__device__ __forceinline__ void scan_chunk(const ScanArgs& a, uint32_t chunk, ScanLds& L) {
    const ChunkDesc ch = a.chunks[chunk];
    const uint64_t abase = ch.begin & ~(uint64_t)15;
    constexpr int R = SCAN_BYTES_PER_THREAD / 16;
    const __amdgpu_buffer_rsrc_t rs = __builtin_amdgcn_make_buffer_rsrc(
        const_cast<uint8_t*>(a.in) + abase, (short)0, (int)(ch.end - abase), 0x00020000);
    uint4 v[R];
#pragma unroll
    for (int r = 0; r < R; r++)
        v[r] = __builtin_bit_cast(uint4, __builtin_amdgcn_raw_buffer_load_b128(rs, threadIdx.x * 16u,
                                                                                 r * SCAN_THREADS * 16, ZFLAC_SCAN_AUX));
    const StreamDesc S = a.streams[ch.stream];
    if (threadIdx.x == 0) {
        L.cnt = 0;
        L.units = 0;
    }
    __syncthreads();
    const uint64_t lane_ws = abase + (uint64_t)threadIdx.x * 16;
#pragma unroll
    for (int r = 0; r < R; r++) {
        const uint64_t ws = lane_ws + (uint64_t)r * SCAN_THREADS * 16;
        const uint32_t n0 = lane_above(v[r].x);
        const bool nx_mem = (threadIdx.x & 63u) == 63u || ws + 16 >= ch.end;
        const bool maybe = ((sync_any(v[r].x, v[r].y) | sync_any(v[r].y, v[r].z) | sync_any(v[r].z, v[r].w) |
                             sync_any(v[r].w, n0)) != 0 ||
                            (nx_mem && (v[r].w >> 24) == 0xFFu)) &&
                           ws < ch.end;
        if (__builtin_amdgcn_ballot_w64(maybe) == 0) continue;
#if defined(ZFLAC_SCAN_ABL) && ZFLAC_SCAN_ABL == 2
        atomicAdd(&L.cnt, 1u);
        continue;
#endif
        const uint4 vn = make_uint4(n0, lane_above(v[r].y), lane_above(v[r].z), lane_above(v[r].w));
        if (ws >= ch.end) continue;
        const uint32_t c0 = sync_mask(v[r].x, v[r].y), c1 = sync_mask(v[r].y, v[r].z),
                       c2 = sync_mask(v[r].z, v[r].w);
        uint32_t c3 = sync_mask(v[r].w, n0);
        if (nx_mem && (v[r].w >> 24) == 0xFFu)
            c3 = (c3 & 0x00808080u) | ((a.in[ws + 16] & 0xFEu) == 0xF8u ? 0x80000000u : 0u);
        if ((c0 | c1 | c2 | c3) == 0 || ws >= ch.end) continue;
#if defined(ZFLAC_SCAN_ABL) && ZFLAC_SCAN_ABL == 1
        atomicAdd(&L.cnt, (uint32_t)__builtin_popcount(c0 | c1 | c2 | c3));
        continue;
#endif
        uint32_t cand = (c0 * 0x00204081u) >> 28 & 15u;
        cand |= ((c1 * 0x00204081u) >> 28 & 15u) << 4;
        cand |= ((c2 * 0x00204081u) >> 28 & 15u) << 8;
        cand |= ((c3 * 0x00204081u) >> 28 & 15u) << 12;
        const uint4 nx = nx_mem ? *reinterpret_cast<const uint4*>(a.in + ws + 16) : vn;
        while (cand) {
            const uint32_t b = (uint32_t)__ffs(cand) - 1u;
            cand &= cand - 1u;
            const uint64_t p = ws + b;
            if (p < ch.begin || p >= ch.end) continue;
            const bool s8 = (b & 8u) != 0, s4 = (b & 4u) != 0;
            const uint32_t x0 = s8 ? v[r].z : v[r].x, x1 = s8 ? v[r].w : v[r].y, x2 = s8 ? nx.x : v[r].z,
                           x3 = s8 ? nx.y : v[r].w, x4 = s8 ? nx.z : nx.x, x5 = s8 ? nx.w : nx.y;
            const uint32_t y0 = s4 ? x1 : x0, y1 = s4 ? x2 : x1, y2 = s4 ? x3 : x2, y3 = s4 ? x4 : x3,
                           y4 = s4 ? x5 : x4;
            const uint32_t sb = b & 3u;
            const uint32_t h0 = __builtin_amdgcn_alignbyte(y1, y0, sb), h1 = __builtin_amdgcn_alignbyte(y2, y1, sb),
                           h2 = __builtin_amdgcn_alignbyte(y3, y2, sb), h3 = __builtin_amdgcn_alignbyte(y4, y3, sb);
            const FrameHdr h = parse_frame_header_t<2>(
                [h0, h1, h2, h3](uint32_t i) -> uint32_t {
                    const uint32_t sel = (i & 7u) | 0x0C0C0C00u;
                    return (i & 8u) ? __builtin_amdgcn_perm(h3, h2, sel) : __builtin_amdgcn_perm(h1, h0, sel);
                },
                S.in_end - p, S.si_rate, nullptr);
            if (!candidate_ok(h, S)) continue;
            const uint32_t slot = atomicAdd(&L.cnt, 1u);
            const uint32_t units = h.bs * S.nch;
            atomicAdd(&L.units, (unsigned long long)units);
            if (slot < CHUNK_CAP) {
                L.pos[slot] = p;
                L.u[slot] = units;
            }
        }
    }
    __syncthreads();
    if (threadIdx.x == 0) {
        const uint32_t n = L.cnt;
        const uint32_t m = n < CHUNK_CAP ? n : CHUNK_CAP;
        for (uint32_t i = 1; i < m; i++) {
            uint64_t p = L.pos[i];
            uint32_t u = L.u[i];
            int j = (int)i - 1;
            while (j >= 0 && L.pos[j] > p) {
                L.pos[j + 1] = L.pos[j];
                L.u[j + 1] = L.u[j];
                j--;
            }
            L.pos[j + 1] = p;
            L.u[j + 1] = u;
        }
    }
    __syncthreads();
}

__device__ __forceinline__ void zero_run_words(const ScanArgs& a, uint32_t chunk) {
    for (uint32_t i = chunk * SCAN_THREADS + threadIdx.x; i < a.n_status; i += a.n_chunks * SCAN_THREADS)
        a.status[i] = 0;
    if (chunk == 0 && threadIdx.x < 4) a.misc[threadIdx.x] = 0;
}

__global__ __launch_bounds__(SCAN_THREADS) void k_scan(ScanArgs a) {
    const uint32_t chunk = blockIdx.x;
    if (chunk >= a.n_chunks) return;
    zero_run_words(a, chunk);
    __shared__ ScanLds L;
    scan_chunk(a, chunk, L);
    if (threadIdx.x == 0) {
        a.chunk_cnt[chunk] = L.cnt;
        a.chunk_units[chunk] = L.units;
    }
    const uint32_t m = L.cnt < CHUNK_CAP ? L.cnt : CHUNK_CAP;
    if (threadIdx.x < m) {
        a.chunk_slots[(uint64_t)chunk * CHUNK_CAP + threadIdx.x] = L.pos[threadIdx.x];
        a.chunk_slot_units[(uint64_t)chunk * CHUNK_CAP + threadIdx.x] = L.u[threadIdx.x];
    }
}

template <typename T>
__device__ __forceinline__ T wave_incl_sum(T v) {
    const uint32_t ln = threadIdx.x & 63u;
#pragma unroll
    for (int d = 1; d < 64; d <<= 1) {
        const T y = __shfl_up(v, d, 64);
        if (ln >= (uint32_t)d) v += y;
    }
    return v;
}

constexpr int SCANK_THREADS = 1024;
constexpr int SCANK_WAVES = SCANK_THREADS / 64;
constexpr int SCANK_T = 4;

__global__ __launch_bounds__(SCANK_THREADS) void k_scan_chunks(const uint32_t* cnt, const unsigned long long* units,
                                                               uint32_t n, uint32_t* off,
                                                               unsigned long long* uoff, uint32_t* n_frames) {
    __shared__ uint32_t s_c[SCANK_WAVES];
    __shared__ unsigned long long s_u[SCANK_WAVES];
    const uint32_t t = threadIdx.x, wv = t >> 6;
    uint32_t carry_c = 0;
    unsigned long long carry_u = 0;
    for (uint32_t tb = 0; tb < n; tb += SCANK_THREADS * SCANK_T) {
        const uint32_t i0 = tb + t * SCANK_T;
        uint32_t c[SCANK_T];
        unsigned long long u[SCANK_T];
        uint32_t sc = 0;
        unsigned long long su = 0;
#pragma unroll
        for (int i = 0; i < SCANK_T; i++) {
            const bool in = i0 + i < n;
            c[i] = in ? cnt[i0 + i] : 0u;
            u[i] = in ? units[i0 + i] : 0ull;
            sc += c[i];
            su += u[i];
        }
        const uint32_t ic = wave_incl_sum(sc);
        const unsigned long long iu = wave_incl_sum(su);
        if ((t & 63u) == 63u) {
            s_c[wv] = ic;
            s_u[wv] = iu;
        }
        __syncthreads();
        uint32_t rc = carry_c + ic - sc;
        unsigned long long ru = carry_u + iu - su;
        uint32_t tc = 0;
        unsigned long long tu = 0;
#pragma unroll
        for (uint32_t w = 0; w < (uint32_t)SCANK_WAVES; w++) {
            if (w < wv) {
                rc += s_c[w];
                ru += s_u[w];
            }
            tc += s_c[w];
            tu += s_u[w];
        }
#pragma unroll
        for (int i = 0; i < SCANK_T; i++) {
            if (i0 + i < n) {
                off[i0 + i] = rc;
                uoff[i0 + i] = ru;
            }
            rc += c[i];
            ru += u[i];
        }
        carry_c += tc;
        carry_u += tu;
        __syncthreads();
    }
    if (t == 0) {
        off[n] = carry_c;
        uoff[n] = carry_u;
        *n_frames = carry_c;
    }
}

__________________________________________________

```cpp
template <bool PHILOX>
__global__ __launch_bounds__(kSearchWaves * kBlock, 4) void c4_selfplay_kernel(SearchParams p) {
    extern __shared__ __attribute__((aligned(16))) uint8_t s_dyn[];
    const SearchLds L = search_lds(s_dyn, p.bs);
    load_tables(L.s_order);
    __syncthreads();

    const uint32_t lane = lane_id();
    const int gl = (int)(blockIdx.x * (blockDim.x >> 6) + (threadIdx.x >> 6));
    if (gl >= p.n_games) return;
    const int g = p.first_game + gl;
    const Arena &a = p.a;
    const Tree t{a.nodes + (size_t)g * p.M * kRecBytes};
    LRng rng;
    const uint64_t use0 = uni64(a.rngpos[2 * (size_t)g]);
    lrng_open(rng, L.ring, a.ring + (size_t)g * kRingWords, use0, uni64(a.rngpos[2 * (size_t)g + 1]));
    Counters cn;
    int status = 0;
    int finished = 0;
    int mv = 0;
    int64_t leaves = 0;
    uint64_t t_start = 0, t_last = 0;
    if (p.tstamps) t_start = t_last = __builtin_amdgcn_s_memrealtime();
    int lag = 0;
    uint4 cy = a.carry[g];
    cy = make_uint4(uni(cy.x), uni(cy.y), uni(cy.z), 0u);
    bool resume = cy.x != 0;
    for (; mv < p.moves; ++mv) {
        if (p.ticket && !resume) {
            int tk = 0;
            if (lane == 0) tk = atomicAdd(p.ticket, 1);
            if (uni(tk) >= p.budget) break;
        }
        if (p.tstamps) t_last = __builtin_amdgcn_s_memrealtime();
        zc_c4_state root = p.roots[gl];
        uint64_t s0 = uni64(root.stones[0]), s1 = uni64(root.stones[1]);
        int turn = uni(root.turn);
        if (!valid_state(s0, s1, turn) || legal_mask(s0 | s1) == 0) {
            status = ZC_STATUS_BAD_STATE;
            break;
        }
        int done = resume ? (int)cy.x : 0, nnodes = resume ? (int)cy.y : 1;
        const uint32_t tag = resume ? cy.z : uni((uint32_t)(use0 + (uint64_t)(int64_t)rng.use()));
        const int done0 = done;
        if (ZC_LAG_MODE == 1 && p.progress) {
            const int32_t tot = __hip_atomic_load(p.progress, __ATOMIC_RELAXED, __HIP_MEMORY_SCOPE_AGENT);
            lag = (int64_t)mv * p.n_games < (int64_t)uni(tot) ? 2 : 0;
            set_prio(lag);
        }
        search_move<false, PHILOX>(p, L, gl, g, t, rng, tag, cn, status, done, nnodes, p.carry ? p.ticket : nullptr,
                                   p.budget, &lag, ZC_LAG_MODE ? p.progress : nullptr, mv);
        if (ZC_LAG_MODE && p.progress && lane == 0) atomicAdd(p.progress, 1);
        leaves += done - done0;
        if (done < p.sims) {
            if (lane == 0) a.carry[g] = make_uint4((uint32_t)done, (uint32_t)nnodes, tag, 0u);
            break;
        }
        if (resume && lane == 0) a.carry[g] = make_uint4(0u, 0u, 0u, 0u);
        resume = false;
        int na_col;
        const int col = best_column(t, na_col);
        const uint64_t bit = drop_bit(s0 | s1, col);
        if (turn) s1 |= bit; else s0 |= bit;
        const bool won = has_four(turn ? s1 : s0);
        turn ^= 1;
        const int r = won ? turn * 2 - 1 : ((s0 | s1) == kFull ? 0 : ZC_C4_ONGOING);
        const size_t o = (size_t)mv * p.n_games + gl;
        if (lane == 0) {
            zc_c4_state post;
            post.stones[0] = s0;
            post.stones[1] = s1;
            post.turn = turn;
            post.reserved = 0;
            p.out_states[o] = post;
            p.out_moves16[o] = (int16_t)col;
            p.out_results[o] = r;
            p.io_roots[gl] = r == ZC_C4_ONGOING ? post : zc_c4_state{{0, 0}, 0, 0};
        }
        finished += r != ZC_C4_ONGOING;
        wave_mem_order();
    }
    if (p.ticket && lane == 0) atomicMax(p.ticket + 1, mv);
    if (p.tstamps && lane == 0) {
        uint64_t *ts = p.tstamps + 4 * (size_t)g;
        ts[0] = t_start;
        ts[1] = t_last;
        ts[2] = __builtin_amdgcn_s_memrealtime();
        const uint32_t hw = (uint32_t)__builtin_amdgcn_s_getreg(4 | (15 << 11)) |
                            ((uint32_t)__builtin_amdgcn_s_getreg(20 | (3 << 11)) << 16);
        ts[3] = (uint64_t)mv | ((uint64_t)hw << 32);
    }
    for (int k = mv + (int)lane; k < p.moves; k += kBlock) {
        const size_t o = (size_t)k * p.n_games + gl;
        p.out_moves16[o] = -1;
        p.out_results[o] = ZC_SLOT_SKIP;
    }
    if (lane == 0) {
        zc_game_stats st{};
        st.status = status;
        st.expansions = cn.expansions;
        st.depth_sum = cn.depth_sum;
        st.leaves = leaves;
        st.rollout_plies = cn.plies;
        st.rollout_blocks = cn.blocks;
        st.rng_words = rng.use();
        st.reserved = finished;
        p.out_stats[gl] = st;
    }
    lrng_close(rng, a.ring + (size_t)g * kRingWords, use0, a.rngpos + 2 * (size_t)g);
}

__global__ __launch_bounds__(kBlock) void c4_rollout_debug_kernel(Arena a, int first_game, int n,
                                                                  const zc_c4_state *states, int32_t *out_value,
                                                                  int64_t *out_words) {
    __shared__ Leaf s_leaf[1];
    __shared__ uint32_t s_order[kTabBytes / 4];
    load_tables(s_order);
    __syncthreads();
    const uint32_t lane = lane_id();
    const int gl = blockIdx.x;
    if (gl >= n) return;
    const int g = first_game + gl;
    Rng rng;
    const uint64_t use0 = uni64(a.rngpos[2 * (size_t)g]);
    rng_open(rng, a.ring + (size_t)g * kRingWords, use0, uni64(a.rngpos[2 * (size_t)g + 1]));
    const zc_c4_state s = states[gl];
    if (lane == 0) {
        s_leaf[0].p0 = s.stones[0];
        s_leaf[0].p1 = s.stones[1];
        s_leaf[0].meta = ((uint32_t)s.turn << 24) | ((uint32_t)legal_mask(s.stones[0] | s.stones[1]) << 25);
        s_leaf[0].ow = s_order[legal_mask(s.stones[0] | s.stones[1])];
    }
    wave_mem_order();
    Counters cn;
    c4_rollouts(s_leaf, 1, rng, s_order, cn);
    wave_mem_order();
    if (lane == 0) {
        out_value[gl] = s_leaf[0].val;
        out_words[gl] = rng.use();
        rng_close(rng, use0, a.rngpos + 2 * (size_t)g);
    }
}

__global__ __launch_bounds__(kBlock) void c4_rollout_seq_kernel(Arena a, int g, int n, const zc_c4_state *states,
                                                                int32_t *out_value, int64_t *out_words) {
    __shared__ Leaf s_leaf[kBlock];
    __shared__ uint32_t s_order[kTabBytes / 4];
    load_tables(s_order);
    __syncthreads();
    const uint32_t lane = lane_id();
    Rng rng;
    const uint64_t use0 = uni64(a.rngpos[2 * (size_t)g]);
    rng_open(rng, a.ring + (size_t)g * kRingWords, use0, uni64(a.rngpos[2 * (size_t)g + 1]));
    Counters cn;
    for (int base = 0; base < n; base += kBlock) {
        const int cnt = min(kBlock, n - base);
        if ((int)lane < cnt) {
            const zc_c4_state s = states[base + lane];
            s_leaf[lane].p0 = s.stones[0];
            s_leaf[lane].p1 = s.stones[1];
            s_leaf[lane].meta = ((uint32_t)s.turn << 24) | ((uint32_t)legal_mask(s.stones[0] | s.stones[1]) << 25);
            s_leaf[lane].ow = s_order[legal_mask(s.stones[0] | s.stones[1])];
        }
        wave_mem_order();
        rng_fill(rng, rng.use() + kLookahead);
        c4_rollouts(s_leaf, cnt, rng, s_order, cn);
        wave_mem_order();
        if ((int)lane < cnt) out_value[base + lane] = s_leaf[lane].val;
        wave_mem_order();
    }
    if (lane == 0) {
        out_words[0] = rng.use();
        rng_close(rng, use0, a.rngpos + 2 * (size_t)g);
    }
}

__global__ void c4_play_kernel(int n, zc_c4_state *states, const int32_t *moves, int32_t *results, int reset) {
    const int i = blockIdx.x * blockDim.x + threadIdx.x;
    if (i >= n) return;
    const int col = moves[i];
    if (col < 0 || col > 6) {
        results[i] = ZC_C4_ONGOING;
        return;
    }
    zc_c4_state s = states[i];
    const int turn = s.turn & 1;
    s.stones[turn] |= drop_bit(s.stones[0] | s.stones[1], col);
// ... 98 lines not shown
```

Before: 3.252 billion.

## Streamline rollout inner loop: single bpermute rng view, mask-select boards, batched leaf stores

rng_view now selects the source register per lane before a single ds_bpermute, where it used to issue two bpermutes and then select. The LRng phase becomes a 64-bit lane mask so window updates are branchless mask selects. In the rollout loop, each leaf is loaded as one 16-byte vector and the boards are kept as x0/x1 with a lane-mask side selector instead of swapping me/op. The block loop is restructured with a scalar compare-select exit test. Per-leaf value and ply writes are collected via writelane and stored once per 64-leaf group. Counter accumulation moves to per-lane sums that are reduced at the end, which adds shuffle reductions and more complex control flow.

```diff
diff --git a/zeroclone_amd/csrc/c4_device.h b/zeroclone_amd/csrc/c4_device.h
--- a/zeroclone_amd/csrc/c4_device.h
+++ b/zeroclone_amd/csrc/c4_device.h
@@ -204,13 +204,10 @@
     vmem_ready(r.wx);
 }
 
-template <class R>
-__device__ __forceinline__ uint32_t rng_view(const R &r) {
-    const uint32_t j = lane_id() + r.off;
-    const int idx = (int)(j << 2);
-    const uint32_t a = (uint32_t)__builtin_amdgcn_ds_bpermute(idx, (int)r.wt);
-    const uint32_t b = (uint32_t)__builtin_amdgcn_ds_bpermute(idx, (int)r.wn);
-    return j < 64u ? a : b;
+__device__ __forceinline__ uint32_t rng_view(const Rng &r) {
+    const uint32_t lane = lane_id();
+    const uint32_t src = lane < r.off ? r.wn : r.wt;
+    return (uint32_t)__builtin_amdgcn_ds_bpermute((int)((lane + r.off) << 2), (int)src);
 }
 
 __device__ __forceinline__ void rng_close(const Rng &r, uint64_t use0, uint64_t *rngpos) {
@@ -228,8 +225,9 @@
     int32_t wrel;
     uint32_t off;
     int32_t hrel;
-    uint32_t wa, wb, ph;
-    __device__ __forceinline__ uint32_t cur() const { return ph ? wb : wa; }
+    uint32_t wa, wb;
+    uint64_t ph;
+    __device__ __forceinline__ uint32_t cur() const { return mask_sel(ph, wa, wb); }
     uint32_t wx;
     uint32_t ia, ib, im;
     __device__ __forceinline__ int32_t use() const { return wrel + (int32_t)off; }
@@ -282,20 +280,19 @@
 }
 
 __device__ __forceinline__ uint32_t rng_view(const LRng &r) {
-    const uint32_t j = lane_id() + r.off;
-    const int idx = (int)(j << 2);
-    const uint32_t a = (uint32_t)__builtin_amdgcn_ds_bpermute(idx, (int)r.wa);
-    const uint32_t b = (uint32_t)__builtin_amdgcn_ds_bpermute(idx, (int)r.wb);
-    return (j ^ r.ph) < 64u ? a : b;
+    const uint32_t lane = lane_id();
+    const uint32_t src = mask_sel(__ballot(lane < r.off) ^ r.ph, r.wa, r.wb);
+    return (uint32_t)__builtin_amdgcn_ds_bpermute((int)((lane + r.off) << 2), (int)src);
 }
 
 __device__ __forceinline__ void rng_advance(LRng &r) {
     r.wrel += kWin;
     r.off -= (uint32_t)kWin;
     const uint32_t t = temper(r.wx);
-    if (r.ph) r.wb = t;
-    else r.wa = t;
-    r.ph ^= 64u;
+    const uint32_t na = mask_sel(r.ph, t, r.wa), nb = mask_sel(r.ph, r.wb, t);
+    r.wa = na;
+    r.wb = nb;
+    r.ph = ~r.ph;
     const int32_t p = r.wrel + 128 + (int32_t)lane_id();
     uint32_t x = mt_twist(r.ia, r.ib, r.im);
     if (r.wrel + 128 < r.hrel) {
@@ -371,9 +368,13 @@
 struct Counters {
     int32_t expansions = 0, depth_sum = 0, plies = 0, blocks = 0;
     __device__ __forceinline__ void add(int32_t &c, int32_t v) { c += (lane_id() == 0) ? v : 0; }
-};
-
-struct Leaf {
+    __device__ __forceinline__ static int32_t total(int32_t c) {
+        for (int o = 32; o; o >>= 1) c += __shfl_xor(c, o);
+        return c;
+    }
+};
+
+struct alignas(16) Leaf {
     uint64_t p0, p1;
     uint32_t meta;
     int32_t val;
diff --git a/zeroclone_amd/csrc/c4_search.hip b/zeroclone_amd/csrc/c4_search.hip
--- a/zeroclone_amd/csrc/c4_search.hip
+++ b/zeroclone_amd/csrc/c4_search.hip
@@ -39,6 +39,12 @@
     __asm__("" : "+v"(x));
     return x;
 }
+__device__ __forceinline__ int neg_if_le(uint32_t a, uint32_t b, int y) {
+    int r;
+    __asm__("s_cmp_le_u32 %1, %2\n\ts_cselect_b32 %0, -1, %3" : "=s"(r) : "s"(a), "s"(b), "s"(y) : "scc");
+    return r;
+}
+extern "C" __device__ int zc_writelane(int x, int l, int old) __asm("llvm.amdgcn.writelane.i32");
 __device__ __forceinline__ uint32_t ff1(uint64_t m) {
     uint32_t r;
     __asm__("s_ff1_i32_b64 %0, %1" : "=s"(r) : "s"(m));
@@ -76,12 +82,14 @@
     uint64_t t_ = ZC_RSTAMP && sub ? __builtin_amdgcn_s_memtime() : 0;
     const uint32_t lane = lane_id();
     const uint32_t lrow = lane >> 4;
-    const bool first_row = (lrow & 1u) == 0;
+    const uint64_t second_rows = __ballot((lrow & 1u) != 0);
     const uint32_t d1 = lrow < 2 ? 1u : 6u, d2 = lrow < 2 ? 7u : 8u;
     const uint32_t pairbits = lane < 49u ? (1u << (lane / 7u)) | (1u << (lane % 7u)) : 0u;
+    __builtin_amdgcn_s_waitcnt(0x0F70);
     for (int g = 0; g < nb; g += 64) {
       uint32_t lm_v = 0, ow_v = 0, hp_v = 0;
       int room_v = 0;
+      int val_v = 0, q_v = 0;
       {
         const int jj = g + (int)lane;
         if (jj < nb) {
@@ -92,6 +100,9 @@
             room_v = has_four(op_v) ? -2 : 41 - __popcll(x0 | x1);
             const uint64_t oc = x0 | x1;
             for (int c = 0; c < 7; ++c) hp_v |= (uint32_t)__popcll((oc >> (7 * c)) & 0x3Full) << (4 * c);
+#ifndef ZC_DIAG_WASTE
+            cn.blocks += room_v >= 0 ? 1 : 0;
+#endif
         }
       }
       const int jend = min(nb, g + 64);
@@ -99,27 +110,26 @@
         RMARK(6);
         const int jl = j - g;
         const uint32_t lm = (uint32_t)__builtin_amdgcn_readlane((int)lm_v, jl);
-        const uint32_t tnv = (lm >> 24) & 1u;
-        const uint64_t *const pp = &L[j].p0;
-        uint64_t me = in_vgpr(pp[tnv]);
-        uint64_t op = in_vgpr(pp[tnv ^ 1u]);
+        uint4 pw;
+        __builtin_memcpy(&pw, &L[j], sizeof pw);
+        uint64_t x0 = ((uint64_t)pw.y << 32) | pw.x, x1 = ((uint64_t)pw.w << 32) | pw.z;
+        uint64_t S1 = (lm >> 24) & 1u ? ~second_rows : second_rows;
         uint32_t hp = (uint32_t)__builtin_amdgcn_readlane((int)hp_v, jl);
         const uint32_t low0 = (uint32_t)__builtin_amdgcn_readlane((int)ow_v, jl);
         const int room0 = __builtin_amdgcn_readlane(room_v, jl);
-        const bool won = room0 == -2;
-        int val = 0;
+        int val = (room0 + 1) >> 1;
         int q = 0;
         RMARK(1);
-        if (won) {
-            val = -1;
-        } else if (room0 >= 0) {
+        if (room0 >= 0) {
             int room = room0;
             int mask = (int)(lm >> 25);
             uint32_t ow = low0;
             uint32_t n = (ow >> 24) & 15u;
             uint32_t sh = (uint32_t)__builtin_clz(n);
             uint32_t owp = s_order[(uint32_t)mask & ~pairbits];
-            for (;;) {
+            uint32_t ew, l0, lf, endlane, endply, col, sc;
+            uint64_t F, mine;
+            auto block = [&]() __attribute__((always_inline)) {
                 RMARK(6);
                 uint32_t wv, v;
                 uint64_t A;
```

__________________________________________________

• Work item:
Copy the lines above exactly. Start with the line containing "if (p < ch.begin", end with the line containing "const FrameHdr h", and include both.

• Written answer:
            if (p < ch.begin || p >= ch.end) continue;
            const bool s8 = (b & 8u) != 0, s4 = (b & 4u) != 0;
            const uint32_t x0 = s8 ? v[r].z : v[r].x, x1 = s8 ? v[r].w : v[r].y, x2 = s8 ? nx.x : v[r].z,
                           x3 = s8 ? nx.y : v[r].w, x4 = s8 ? nx.z : nx.x, x5 = s8 ? nx.w : nx.y;
            const uint32_t y0 = s4 ? x1 : x0, y1 = s4 ? x2 : x1, y2 = s4 ? x3 : x2, y3 = s4 ? x4 : x3,
                           y4 = s4 ? x5 : x4;
            const uint32_t sb = b & 3u;
            const uint32_t h0 = __builtin_amdgcn_alignbyte(y1, y0, sb), h1 = __builtin_amdgcn_alignbyte(y2, y1, sb),
                           h2 = __builtin_amdgcn_alignbyte(y3, y2, sb), h3 = __builtin_amdgcn_alignbyte(y4, y3, sb);
            const FrameHdr h = parse_frame_header_t<2>(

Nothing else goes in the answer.